Taken together, the recent results by Smith et al. (2013), Zhang et al. (2014), as well as the present study by Mah et al. (2014), indicate that MVPA indeed has the potential to improve localization of lesion-behaviour relations and identify predictive models of neuropsychological deficits arising from stroke with higher sensitivity. Analysing brain injury data using MVPA provides us with a method for simultaneously considering the influence of multiple regions or voxels and thus extends our understanding of both brain function and stark behavioural deficits incurred by brain damage. In addition to leveraging spatially distributed regions critical for a task, multivariate methods are also sensitive to regions where injury predicts normal performance on a specific task. By combining (noisy) information on regions that predict both the presence of impaired performance and the retention of performance after injury, a multivariate approach should become more accurate.

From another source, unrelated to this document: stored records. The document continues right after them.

# fragarriss/CurVis

Measured on AMD Instinct MI355X. Metric: Mrays/s (pixels x steps/s) at 1920x1080, 4096 steps, higher is better.
Workload: dtype f64

## Files before the change

curvis_amd/csrc/cv_sampler_dev.h:

```cpp
#ifndef CURVIS_CV_SAMPLER_DEV_H
#define CURVIS_CV_SAMPLER_DEV_H

#include "cv_math.h"

#if defined(__clang__)
#pragma clang fp contract(off)
#endif

namespace cvk {

constexpr unsigned kSamplerCap = 1536;
constexpr unsigned kSamplerPendCap = 1024;

enum : int { SAMPLER_OK = 0, SAMPLER_PANIC = 1, SAMPLER_OVERFLOW = 2 };

struct SamplerResult {
  unsigned n, rounds;
  unsigned long long calls, steps;
  int warned, status;
  unsigned eval_phases, evaluated;
};

constexpr unsigned kSpecSlots = 8192;
constexpr unsigned kSpecEvalCap = 2048;
constexpr unsigned kSpecEvalSoft = 1024;
constexpr unsigned long long kSpecEmpty = ~0ull;

struct SpecTable {
  unsigned long long *key;
  double *e, *s;
  unsigned *steps;
  int *status;
};

#if defined(__HIP_DEVICE_COMPILE__)
#define CV_SPEC_CAS(p, expect, val) atomicCAS((p), (expect), (val))
#define CV_SPEC_LD(p) __hip_atomic_load((p), __ATOMIC_RELAXED, __HIP_MEMORY_SCOPE_AGENT)
#define CV_SPEC_ST(p, v) __hip_atomic_store((p), (v), __ATOMIC_RELAXED, __HIP_MEMORY_SCOPE_AGENT)
#else
static inline unsigned long long cv_spec_cas_host(unsigned long long *p, unsigned long long expect, unsigned long long val) {
  const unsigned long long old = *p;
  if (old == expect) *p = val;
  return old;
}
#define CV_SPEC_CAS(p, expect, val) cv_spec_cas_host((p), (expect), (val))
#define CV_SPEC_LD(p) (*(p))
#define CV_SPEC_ST(p, v) (*(p) = (v))
#endif

CV_HD unsigned long long spec_key(double a) {
  unsigned long long k;
  __builtin_memcpy(&k, &a, sizeof k);
  return k;
}
CV_HD unsigned spec_hash(unsigned long long k) { return (unsigned)((k * 0x9E3779B97F4A7C15ull) >> 44) & (kSpecSlots - 1u); }
CV_HD unsigned spec_claim(const SpecTable &T, unsigned long long k, bool &fresh) {
  unsigned i = spec_hash(k);
  for (;;) {
    const unsigned long long old = CV_SPEC_CAS(&T.key[i], kSpecEmpty, k);
    if (old == kSpecEmpty) {
      fresh = true;
      return i;
    }
    if (old == k) {
      fresh = false;
      return i;
    }
    i = (i + 1u) & (kSpecSlots - 1u);
  }
}
CV_HD int spec_find(const SpecTable &T, unsigned long long k) {
  unsigned i = spec_hash(k);
  for (;;) {
    const unsigned long long cur = CV_SPEC_LD(&T.key[i]);
    if (cur == k) return (int)i;
    if (cur == kSpecEmpty) return -1;
    i = (i + 1u) & (kSpecSlots - 1u);
  }
}

CV_HD bool sampler_refine(double a1, double e1, double s1, double a2, double e2, double s2, double a3, double e3, double s3,
                          double thr1, double thr2) {
  const double area1 = CV_FABS((a1 * e2 + a2 * e3 + a3 * e1) - (e1 * a2 + e2 * a3 + e3 * a1));
  const double area2 = CV_FABS((a1 * s2 + a2 * s3 + a3 * s1) - (s1 * a2 + s2 * a3 + s3 * a1));
  return area1 > thr1 || area2 > thr2;
}
CV_HD bool sampler_finite(double v) { return (v - v) == 0.0; }

struct SamplerState {
  double a[2][kSamplerCap], e[2][kSamplerCap], s[2][kSamplerCap];
  double pend_a[kSamplerPendCap];
  unsigned short pend_out[kSamplerPendCap];
  unsigned char flag[kSamplerCap];
  unsigned short vis[kSamplerCap], vis_out[kSamplerCap];
  unsigned cur, n, n_new, n_pend, n_vis, iteration, prev_amount, rounds;
  int started, finished, panicked, warned, overflow, go, nonfinite;
  unsigned long long calls, steps;
  unsigned short miss[kSamplerPendCap];
  double eval_a[kSpecEvalCap];
  unsigned short eval_slot[kSpecEvalCap];
  unsigned n_miss, n_eval, n_cached , eval_phases, evaluated;
};

CV_HD void sampler_reset(SamplerState &S) {
  S.cur = S.n = S.n_new = S.n_pend = S.n_vis = S.iteration = S.prev_amount = S.rounds = 0u;
  S.started = S.finished = S.panicked = S.warned = S.overflow = S.go = S.nonfinite = 0;
  S.calls = S.steps = 0ull;
  S.n_miss = S.n_eval = S.n_cached = S.eval_phases = S.evaluated = 0u;
}
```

Beyond spatial neglect after right hemisphere damage (Smith et al., 2013) and language disorders after left hemisphere damage (Zhang et al., 2014), MVPA has broad implications for a wide spectrum of other cognitive functions and clinical disorders. Indeed, this method will be a useful tool for all neurological disorders where—as in spatial neglect and in language processing—similar symptoms can be observed following discrete injury to portions of a larger network. However, application of MVPA to lesion analysis not only provides an opportunity to gain greater insight into small- and large-scale network-driven behaviour, but also has the potential to become an important tool for long-term prognosis. The method could help triage individuals who will spontaneously recover from those who will need focused rehabilitation. As MVPA becomes more accessible to the larger community, its potential applications in both basic neuroscience research as well as behavioural neurology and neuropsychology will continue to grow and improve. We expect that its use and future development within the domain of lesion mapping will complement our current knowledge and eventually usher in a new inferential framework relating brain injury to specific human functions.